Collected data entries
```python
# ... 141 lines not shown
    "sgpr_probe_queue_postmortem": (C.c_int, [C.c_int]),
    "sgpr_probe_queue_force_giveup": (C.c_int, [C.c_int]),
    "sgpr_probe_tune": (C.c_int, [C.c_char_p, C.c_double]),
    "sgpr_probe_map_calls": (C.c_uint, []),
    "sgpr_probe_map_team": (C.c_int, [C.c_int, C.c_int]),
    "sgpr_probe_trsm_piece": (C.c_int, [C.c_int, C.c_int, C.c_int, C.POINTER(C.c_int)]),
    "sgpr_probe_trsm_counts": (C.c_int, [C.c_int, C.c_int, C.POINTER(C.c_ulonglong)]),
    "sgpr_probe_queue_trace_clear": (C.c_int, []),
    "sgpr_probe_strassen_plan": (C.c_int, [C.c_int, C.c_int, C.c_int, C.c_int, C.c_long, C.c_long, C.c_long,
                                           C.POINTER(C.c_longlong), C.c_int, C.POINTER(C.c_int)]),
    "sgpr_probe_gemm_strassen_dev": (C.c_int, [C.c_int, C.c_int, C.c_int, C.c_double, C.c_void_p, C.c_size_t, C.c_void_p, C.c_size_t,
                                               C.c_double, C.c_void_p, C.c_size_t, C.c_int, C.c_void_p]),
    "sgpr_probe_gemm_nt2_dev": (C.c_int, [C.c_int, C.c_int, C.c_int, C.c_double, C.c_void_p, C.c_size_t, C.c_void_p, C.c_size_t,
                                          C.c_double, C.c_void_p, C.c_size_t, C.c_double, C.c_void_p, C.c_size_t, C.c_void_p]),
    "sgpr_probe_strassen2_plan": (C.c_int, [C.c_int, C.c_int, C.c_int, C.c_int, C.c_long, C.c_long, C.c_long, C.c_long, C.c_long,
                                            C.POINTER(C.c_longlong), C.c_int, C.POINTER(C.c_int)]),
    "sgpr_probe_strassen_rec_plan": (C.c_int, [C.c_int, C.c_int, C.c_int, C.c_int, C.c_long, C.POINTER(C.c_long),
                                               C.POINTER(C.c_longlong), C.c_int, C.POINTER(C.c_int)]),
    "sgpr_probe_strassen_rec_scratch": (C.c_int, [C.c_int, C.POINTER(C.c_ulonglong)]),
    "sgpr_probe_strassen_schedule": (C.c_int, [C.c_int, C.c_int, C.c_int, C.c_int, C.c_long, C.POINTER(C.c_longlong),
                                               C.POINTER(C.c_longlong), C.c_int, C.POINTER(C.c_int)]),
    "sgpr_probe_gemm_strassen_rec_dev": (C.c_int, [C.c_int, C.c_int, C.c_int, C.c_double, C.c_void_p, C.c_size_t, C.c_void_p, C.c_size_t,
                                                   C.c_double, C.c_void_p, C.c_size_t, C.c_int, C.c_void_p]),
    "sgpr_probe_gemm_nt4_dev": (C.c_int, [C.c_int, C.c_int, C.c_int, C.c_void_p, C.c_size_t, C.c_void_p, C.c_size_t, C.c_double, C.c_int,
                                          C.POINTER(C.c_void_p), C.POINTER(C.c_size_t), C.POINTER(C.c_double), C.c_void_p]),
    "sgpr_probe_batch_layout": (C.c_int, [C.c_int, C.c_int, C.c_int, C.c_int, C.c_int, C.c_int, C.c_int,
                                          C.POINTER(C.c_ulonglong)]),
    "sgpr_probe_census": (C.c_int, [C.c_int, C.c_int, C.c_int, C.c_int, C.POINTER(C.c_uint), C.c_int,
                                    C.c_int, C.c_int, C.c_int, C.c_int, C.POINTER(C.c_uint), C.c_int,
                                    C.POINTER(C.c_ulonglong)]),
}

_LIB = None
_PROBE = None


def load_library():
    global _LIB
    if _LIB is not None:
        return _LIB
    path = lib_path()
    if os.environ.get("SYMPGPR_NO_TORCH_PRELOAD") != "1":
        try:
            import torch
        except ImportError:
            pass
# ... 78 lines not shown
```

### sympgpr_amd/csrc/chol.hip

```cpp
#include <algorithm>
#include <cstdlib>
#include <mutex>
#include <vector>

#include "cholq.h"
#include "common.h"
#include "gemm_tile.h"
#include "leaf.h"

namespace sgpr {

namespace {

using namespace leaf;


__global__ __launch_bounds__(LT) void leaf_kernel(int nb, double *A, size_t lda, double *inv,
                                                  int *dinfo, int goff, int mode,
                                                  unsigned long long *stamps)
{
    __shared__ double s[LEAF_LDS];
    if (nb == LEAF) leaf_body(s, (int)LEAF, A, lda, inv, dinfo, goff, mode, stamps);
    else            leaf_body(s, nb, A, lda, inv, dinfo, goff, mode, stamps);
}
// ... 753 lines not shown
    a.inv = q.inv + (size_t)p * q.stride_inv + (size_t)(q.k0 / (int)LEAF) * LEAF * LEAF;
    a.dinfo = q.info + p; a.goff = q.k0;
    a.flags = q.flags + (size_t)p * PFLAG_STRIDE;
    a.below_early = 1;
    (void)panel_strip(a, g, s, sh);
}

inline int split(int n)
{
    int n1 = ((n / 2 + LEAF - 1) / LEAF) * LEAF;
    if (n1 >= n) n1 -= LEAF;
    return n1;
}

struct Ctx {
    double *inv;
    int *dinfo;
    hipStream_t st;
    int la_max = 0;
    int *flags = nullptr;
    void *qws = nullptr;
    bool strassen = false;
    StrassenRec rec;
};

int potrf_lookahead(int n, double *A, size_t lda, const Ctx &c, int nb, int off0);
inline int la_block(int n) { return n <= 4096 ? 256 : (n <= 24576 ? 512 : (n <= 40960 ? 1024 : 2048)); }

int trsm_rec(int m, int n, const double *L, size_t ldl, double *B, size_t ldb, int off, const Ctx &c)
{
    if (n <= LEAF) {
        return gemm_nt(m, n, n, 1.0, B, ldb, c.inv + (size_t)(off / LEAF) * LEAF * LEAF, LEAF, 0.0,
                       B, ldb, 0, 0, c.st);
    }
    const int n1 = split(n), n2 = n - n1;
    int rc = trsm_rec(m, n1, L, ldl, B, ldb, off, c);
    if (rc) return rc;
    if (c.strassen) rc = gemm_nt_strassen_cfg(m, n2, n1, -1.0, B, ldb, L + n1, ldl, 1.0, B + (size_t)n1 * ldb, ldb, 0, strassen_rec_cfg(c.rec, n1, 0), c.st);
    else            rc = gemm_nt(m, n2, n1, -1.0, B, ldb, L + n1, ldl, 1.0, B + (size_t)n1 * ldb, ldb, 0, 0, c.st);
    if (rc) return rc;
    return trsm_rec(m, n2, L + n1 + (size_t)n1 * ldl, ldl, B + (size_t)n1 * ldb, ldb, off + n1, c);
}

int trsm_rl_rec(int m, int n, const double *L, size_t ldl, double *B, size_t ldb, int off, const Ctx &c)
{
    if (n <= LEAF)
        return gemm_nn(m, n, n, 1.0, B, ldb, c.inv + (size_t)(off / LEAF) * LEAF * LEAF, LEAF, 0.0, B, ldb, c.st);
    const int n1 = split(n), n2 = n - n1;
    int rc = trsm_rl_rec(m, n2, L + n1 + (size_t)n1 * ldl, ldl, B + (size_t)n1 * ldb, ldb, off + n1, c);
    if (rc) return rc;
    rc = gemm_nn(m, n1, n2, -1.0, B + (size_t)n1 * ldb, ldb, L + n1, ldl, 1.0, B, ldb, c.st);
    if (rc) return rc;
    return trsm_rl_rec(m, n1, L, ldl, B, ldb, off, c);
}

int potrf_rec(int n, double *A, size_t lda, int off, const Ctx &c)
{
    if (n <= LEAF) {
        hipLaunchKernelGGL(leaf_kernel, dim3(1), dim3(LT), 0, c.st, n, A, lda,
                           c.inv + (size_t)(off / LEAF) * LEAF * LEAF, c.dinfo, off, (int)LEAF_FACTOR,
                           (unsigned long long *)nullptr);
        SGPR_CHECK_LAUNCH();
        return 0;
    }
    if (n > 4 * LEAF && n <= c.la_max) return potrf_lookahead(n, A, lda, c, 0, off);
    const int n1 = split(n), n2 = n - n1;
    double *A21 = A + n1, *A22 = A + n1 + (size_t)n1 * lda;
    int rc = potrf_rec(n1, A, lda, off, c);
    if (rc) return rc;
    rc = trsm_rec(n2, n1, A, lda, A21, lda, off, c);
    if (rc) return rc;
    if (c.strassen) rc = gemm_nt_strassen_cfg(n2, n2, n1, -1.0, A21, lda, A21, lda, 1.0, A22, lda, 1, strassen_rec_cfg(c.rec, n1, 1), c.st);
    else            rc = gemm_nt(n2, n2, n1, -1.0, A21, lda, A21, lda, 1.0, A22, lda, 1, 0, c.st);
    if (rc) return rc;
    return potrf_rec(n2, A22, lda, off + n1, c);
}

int trsv_n_rec(int n, const double *L, size_t ldl, double *b, int off, const Ctx &c)
{
    if (n <= LEAF) {
        hipLaunchKernelGGL(leaf_matvec_kernel, dim3(1), dim3(MV_T), 0, c.st, n,
                           c.inv + (size_t)(off / LEAF) * LEAF * LEAF, b, 0);
        SGPR_CHECK_LAUNCH();
        return 0;
    }
    if (n <= TRSV_BLOCK) {
        hipLaunchKernelGGL(trsv_block_kernel, dim3(1), dim3(MV_T), 0, c.st, n, L, ldl,
                           c.inv + (size_t)(off / LEAF) * LEAF * LEAF, b, 0);
        SGPR_CHECK_LAUNCH();
        return 0;
    }
    const int n1 = split(n), n2 = n - n1;
    int rc = trsv_n_rec(n1, L, ldl, b, off, c);
    if (rc) return rc;
    rc = gemv_n_sub(n2, n1, L + n1, ldl, b, b + n1, c.st);
// ... 110 lines not shown
    int dev = -1;
    if (caller) {
        SGPR_HIP(hipStreamGetDevice(caller, &dev));
    } else {
        SGPR_HIP(hipGetDevice(&dev));
    }
    if (dev < 0 || dev >= 64) { set_error("potrf: device index out of range"); return SGPR_E_ARG; }
    std::lock_guard<std::mutex> lock(g_side_mu);
    if (!side[dev]) {
        int cur = -1, lo = 0, hi = 0;
        SGPR_HIP(hipGetDevice(&cur));
        if (cur != dev) SGPR_HIP(hipSetDevice(dev));
        hipError_t e = hipDeviceGetStreamPriorityRange(&lo, &hi);
        if (e == hipSuccess) e = hipStreamCreateWithPriority(&side[dev], hipStreamNonBlocking, hi);
        if (e == hipSuccess) register_exit_release();
        if (cur != dev) (void)hipSetDevice(cur);
        SGPR_HIP(e);
    }
    *out = side[dev];
    *dev_out = dev;
    return 0;
}

hipStream_t g_sum[64][2] = {};
}

int strassen_sum_streams(hipStream_t caller, int count, hipStream_t *out)
{
    int dev = -1;
    if (caller) {
        SGPR_HIP(hipStreamGetDevice(caller, &dev));
    } else {
        SGPR_HIP(hipGetDevice(&dev));
    }
    if (dev < 0 || dev >= 64 || count < 1 || count > 2) { set_error("strassen_sum_streams: bad device or count"); return SGPR_E_ARG; }
    std::lock_guard<std::mutex> lock(g_side_mu);
    for (int t = 0; t < count; ++t) {
        if (!g_sum[dev][t]) {
            int cur = -1, lo = 0, hi = 0;
            SGPR_HIP(hipGetDevice(&cur));
            if (cur != dev) SGPR_HIP(hipSetDevice(dev));
            hipError_t e = hipDeviceGetStreamPriorityRange(&lo, &hi);
            if (e == hipSuccess) e = hipStreamCreateWithPriority(&g_sum[dev][t], hipStreamNonBlocking, lo);
            if (e == hipSuccess) register_exit_release();
            if (cur != dev) (void)hipSetDevice(cur);
            SGPR_HIP(e);
        }
        out[t] = g_sum[dev][t];
    }
    return 0;
}
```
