# YangHai-1218/RADet

Hardware: AMD Instinct MI355X
Metric: images/sec train-step, r50_ycbv_pbr 640x480 bs=4/GPU (higher is better)
Workload: dtype f32

## Files before the change

include/radet_hip.h:

```cpp
#ifndef RADET_HIP_H
#define RADET_HIP_H
#include <stdint.h>

#ifdef __cplusplus
extern "C" {
#endif


typedef struct RadetConvDesc {
    const float* w;
    const float* bias;
    const float* bn_gamma;
    const float* bn_beta;
    const float* bn_mean;
    const float* bn_var;
    float* wf;
    float* wft;
    float* bias_f;
    const float* dwf_slabs;
    const float* dbias_partials;
    float* dw;
    float* dbias;
    float* dgamma;
    float* dbeta;
// ... 8 lines not shown
    float* w_l1;
    float* bias_amax;
    float* w_l1t;
} RadetConvDesc;

#define RADET_AMAX_WORDS 64
typedef struct RadetScales {
    const void* x_amax;
    const void* w_amax;
    void* y_amax;
    const void* x1_amax;
    const void* w1_amax;
    void* y1_amax;
    void* yq;
    void* yq_amax;
    const void* x_true_amax;
    const void* w_l1;
    const void* bias_amax;
    const void* addend_amax;
} RadetScales;

int radet_gather_table_rows(int M);
int radet_build_gather_table(int* table, int B, int KH, int KW, int so, int sr, int off, int div, const int* seg_desc,
                             int nseg, void* stream);
enum {
    RADET_TILE_ID_MASK = 0xFF,
    RADET_TILE_SYMBOL = 0x100,
    RADET_TILE_BK32 = 0x200,
    RADET_TILE_MATH_BF16 = 0x400,
    RADET_TILE_STORE_BF16 = 0x800,
    RADET_TILE_SPLITK = 0x1000,
    RADET_TILE_SPLITK_MASK = 0xF000,
    RADET_TILE_OUT_F32 = 0x10000,
    RADET_TILE_STAGES3 = 0x20000,
    RADET_TILE_STAGES4 = 0x40000,
    RADET_TILE_ROWPAIRS = 0x80000,
    RADET_TILE_STREAMK = 0x100000,
    RADET_TILE_STREAMK_MASK = 0x700000,
    RADET_TILE_X3 = 0x1000000,
    RADET_TILE_P3 = 0x2000000,
    RADET_TILE_H2 = 0x8000000,
    RADET_TILE_MASKQ = 0x10000000
};
int radet_conv2d_igemm(const float* x, const float* w, const float* bias, const float* addend, const float* mask,
                       float* y, const int* gather_table, int M, int Cin, int Cout, int KH, int KW, int relu,
                       int tile_override, float* splitk_ws, size_t splitk_ws_floats, void* stream);
int radet_conv2d_igemm_s(const float* x, const float* w, const float* bias, const float* addend, const float* mask,
                         float* y, const int* gather_table, int M, int Cin, int Cout, int KH, int KW, int relu,
                         int tile_override, float* splitk_ws, size_t splitk_ws_floats, void* stream, const RadetScales* sc);
int radet_conv2d_igemm_pair_s(const float* x0, const float* w0, const float* bias0, const float* addend0,
                              const float* mask0, float* y0, const float* x1, const float* w1, const float* bias1,
                              const float* addend1, const float* mask1, float* y1, const int* gather_table, int M,
                              int Cin, int Cout, int KH, int KW, int relu, int tile_override, float* splitk_ws,
                              size_t splitk_ws_floats, void* stream, const RadetScales* sc);
int radet_conv2d_igemm_taps_s(const float* x, const float* w, const float* addend, const float* mask, float* y,
                              const int* gather_table, const int* out_rows, const int* tap_ids_host, int ntaps, int kt_w,
                              int M, int Cin, int Cout, int tile_override, float* splitk_ws, size_t splitk_ws_floats,
                              void* stream, const RadetScales* sc);
int radet_conv2d_igemm_classes_s(const float* x, const float* w, const float* addend, const float* mask, float* y,
                                 const int* gather_table, const int* out_rows, const int* tap_ids_host,
                                 const int* cls_ntaps, const int* cls_start, int ncls, int kt_w, int M, int Cin, int Cout,
                                 int tile_override, float* splitk_ws, size_t splitk_ws_floats, void* stream,
                                 const RadetScales* sc);
int radet_conv2d_igemm_pair(const float* x0, const float* w0, const float* bias0, const float* addend0,
                            const float* mask0, float* y0, const float* x1, const float* w1, const float* bias1,
                            const float* addend1, const float* mask1, float* y1, const int* gather_table, int M, int Cin,
                            int Cout, int KH, int KW, int relu, int tile_override, float* splitk_ws,
                            size_t splitk_ws_floats, void* stream);
int radet_conv2d_igemm_taps(const float* x, const float* w, const float* addend, const float* mask, float* y,
                            const int* gather_table, const int* out_rows, const int* tap_ids_host, int ntaps, int kt_w,
                            int M, int Cin, int Cout, int tile_override, float* splitk_ws, size_t splitk_ws_floats,
                            void* stream);
int radet_conv2d_igemm_classes(const float* x, const float* w, const float* addend, const float* mask, float* y,
                               const int* gather_table, const int* out_rows, const int* tap_ids_host, const int* cls_ntaps,
                               const int* cls_start, int ncls, int kt_w, int M, int Cin, int Cout, int tile_override,
                               float* splitk_ws, size_t splitk_ws_floats, void* stream);
int radet_pred3x3_patch(const float* x, int Cin, const int* tiles_dev, int ntiles, const float* w0, const float* bias0,
                        float* y0, int c0, const float* w1, const float* bias1, float* y1, int c1, void* stream);
enum {
    RADET_WGRAD_MATH_BF16 = 0x1,
    RADET_WGRAD_STORE_BF16 = 0x2,
    RADET_WGRAD_TILE = 0x10,
    RADET_WGRAD_TILE_MASK = 0x30,
    RADET_WGRAD_ONE_TAP = 0x40,
    RADET_WGRAD_PX32 = 0x80,
    RADET_WGRAD_X3 = 0x100,
    RADET_WGRAD_P3 = 0x200,
    RADET_WGRAD_KDIV4 = 0x400,
    RADET_WGRAD_KDIV2 = 0x800,
    RADET_WGRAD_H2 = 0x1000,
    RADET_WGRAD_DEEP = 0x2000,
    RADET_WGRAD_WINDOWS = 0x4000
};
int radet_conv2d_wgrad_splits(int M, int Cin, int Cout, int KH, int KW);
int radet_conv2d_wgrad(const float* dy, const float* x, float* slabs, float* dbias_partials, const int* gather_table,
                       int M, int Cin, int Cout, int ld_dy, int KH, int KW, int S, int flags, void* stream);
int radet_conv2d_wgrad_s(const float* dy, const float* x, float* slabs, float* dbias_partials, const int* gather_table,
                         int M, int Cin, int Cout, int ld_dy, int KH, int KW, int S, int flags, void* stream,
                         const RadetScales* sc);
typedef struct RadetWgradJob {
    const float* dy;
    const float* x;
    float* slabs;
    float* dbias_partials;
    const int* gather_table;
    int M, Cin, Cout, ld_dy, KH, KW, S;
// ... 302 lines not shown
```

Prompt
The lines of the records that contain the string "unsigned" should be located and copied.

Task response
                                                  unsigned long long *stamps)
                           (unsigned long long *)nullptr);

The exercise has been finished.